Your Smartsheet Isn’t “Too Complex” It’s Just Doing Too Much
- Rochelle Benjamin

- Jan 5
- 2 min read

If you’ve ever opened your Smartsheet setup and thought “this feels like a lot,” you’re not alone.
Many teams assume that when Smartsheet starts to feel heavy, confusing, or hard to maintain, the system has outgrown its usefulness.
In reality, most systems don’t become unusable because they’re too complex.
They become unusable because they’re doing too much at once.
How “Helpful” Systems Slowly Turn Into Messy Ones
Almost every messy Smartsheet system starts with good intentions.
A new column gets added to track one edge case.
An automation gets layered on to solve a one-time problem.

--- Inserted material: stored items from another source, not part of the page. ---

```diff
+extern "C" int x265amd_launch_caps(int ctu_h, int* ref_cap, int* leaf_cap)
+{
+    if (ctu_h <= 0 || !ref_cap || !leaf_cap) return X265AMD_EINVAL;
+    *ref_cap = kRefCap; *leaf_cap = leafCapOf(ctu_h);
+    return X265AMD_OK;
+}
+
+extern "C" int x265amd_launch_plan(const x265amd_launch_pic* pics, int num_pics, int running, int frame_threads, int ctu_h, int frame_parallel,
+                                   int32_t* start, int32_t* ahead, int* num_start)
+{
+    if (num_pics < 0 || (num_pics && !pics) || running < 0 || frame_threads < 1 || ctu_h <= 0 || !start || !num_start) return X265AMD_EINVAL;
+    for (int i = 0; i < num_pics; i++)
+    {
+        if (pics[i].num_refs < 0 || pics[i].num_refs > X265AMD_LAUNCH_MAX_REFS) return X265AMD_EINVAL;
+        for (int k = 0; k < pics[i].num_refs; k++)
+            if (pics[i].refs[k] < -1 || pics[i].refs[k] >= i) return X265AMD_EINVAL;
+    }
+    int n = 0;
+    *num_start = 0;
+    if (!num_pics) return X265AMD_OK;
+    auto startedAt = [&](int i) {
+        if (pics[i].started) return true;
+        for (int k = 0; k < n; k++) if (start[k] == i) return true;
+        return false;
+    };
+    auto refsStarted = [&](int i) {
+        for (int k = 0; k < pics[i].num_refs; k++)
+            if (pics[i].refs[k] >= 0 && !startedAt(pics[i].refs[k])) return false;
+        return true;
+    };
+    auto take = [&](int i, int how) { start[n] = i; if (ahead) ahead[n] = how; n++; running++; };
+
+    int next = 0;
+    for (; next < num_pics; next++)
+    {
+        if (pics[next].started) continue;
+        if (running <= frame_threads || next == 0) take(next, X265AMD_LAUNCH_IN_TURN);
+        else break;
+    }
+    if (frame_parallel && next < num_pics)
+    {
+        const bool headLong = isIntra(pics[0].type) && startedAt(0) && !pics[0].finished;
+        int refCap = 0, leafCap = 0;
+        if (headLong) { refCap = kRefCap; leafCap = leafCapOf(ctu_h); }
+        for (int i = next; i < num_pics; i++)
+        {
+            if (startedAt(i)) continue;
+            if (isIntra(pics[i].type)) take(i, X265AMD_LAUNCH_INTRA);
+            else if (pics[i].referenced && running <= frame_threads + refCap && refCap > 0 && refsStarted(i)) take(i, X265AMD_LAUNCH_AHEAD_REF);
+        }
+        for (int i = next; i < num_pics && leafCap > 0; i++)
+            if (!startedAt(i) && !pics[i].referenced && !isIntra(pics[i].type) && running <= frame_threads + leafCap && refsStarted(i)) take(i, X265AMD_LAUNCH_AHEAD_LEAF);
+    }
+    *num_start = n;
+    return X265AMD_OK;
+}
```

A duplicate sheet gets created because “it was faster than fixing the original.”
None of these are mistakes on their own.
But over time, they stack.
What you’re left with is a system that:
Has more columns than anyone actually uses
Fires alerts people ignore
Includes logic no one remembers setting up
Feels fragile (like touching one thing might break five others)
That’s not sophistication. That’s clutter.
When Complexity Starts to Cost You
Overbuilt systems don’t just feel annoying, they quietly create risk.
Teams stop trusting the data because they’re not sure what’s accurate anymore.
Dashboards feel “off,” even if no one can explain why.
New team members struggle to onboard because nothing feels intuitive.
Eventually, people work around the system instead of inside it.
At that point, the problem isn’t effort. It’s that the system no longer supports how the team actually works.
Why Rebuilding Is Usually the Wrong Move
When systems reach this stage, the instinct is often:
“We should just rebuild this.”
But rebuilding without simplifying usually recreates the same problem — just in a cleaner-looking format.
If you don’t remove what’s unnecessary:
You carry forward unused logic
You keep automations no one wants
You preserve complexity instead of eliminating it
That’s why many teams rebuild… and end up right back here six months later.
What a Smartsheet Cleanup Actually Does
A cleanup isn’t about starting over.
It’s about subtracting intentionally.
A proper cleanup focuses on:
Removing columns that don’t drive decisions
Simplifying logic so it matches real workflows
Eliminating automations that create noise
Consolidating duplicate or outdated sheets
Restoring trust in the data that remains
The goal isn’t to make the system impressive.
The goal is to make it usable, reliable, and calm again.
This is exactly the kind of work I do when teams tell me, “It technically works… but it feels like too much.”
Simple Is Easier to Maintain (and Easier to Trust)
The healthiest Smartsheet systems aren’t the ones with the most features.
They’re the ones where:
People know where to go
Data means the same thing everywhere
Dashboards answer clear questions
Changes don’t feel risky
Simple systems are easier to maintain, easier to support, and easier to grow with.
And when your system feels lighter, your team feels it too.
Final Thought
If your Smartsheet setup feels overwhelming, the answer usually isn’t more structure.
It’s less noise.
You don’t need a rebuild.
You don’t need more features.
You need a system that’s doing exactly what it should and nothing more.
If your Smartsheet feels bloated or hard to maintain, a cleanup is often the fastest way back to clarity.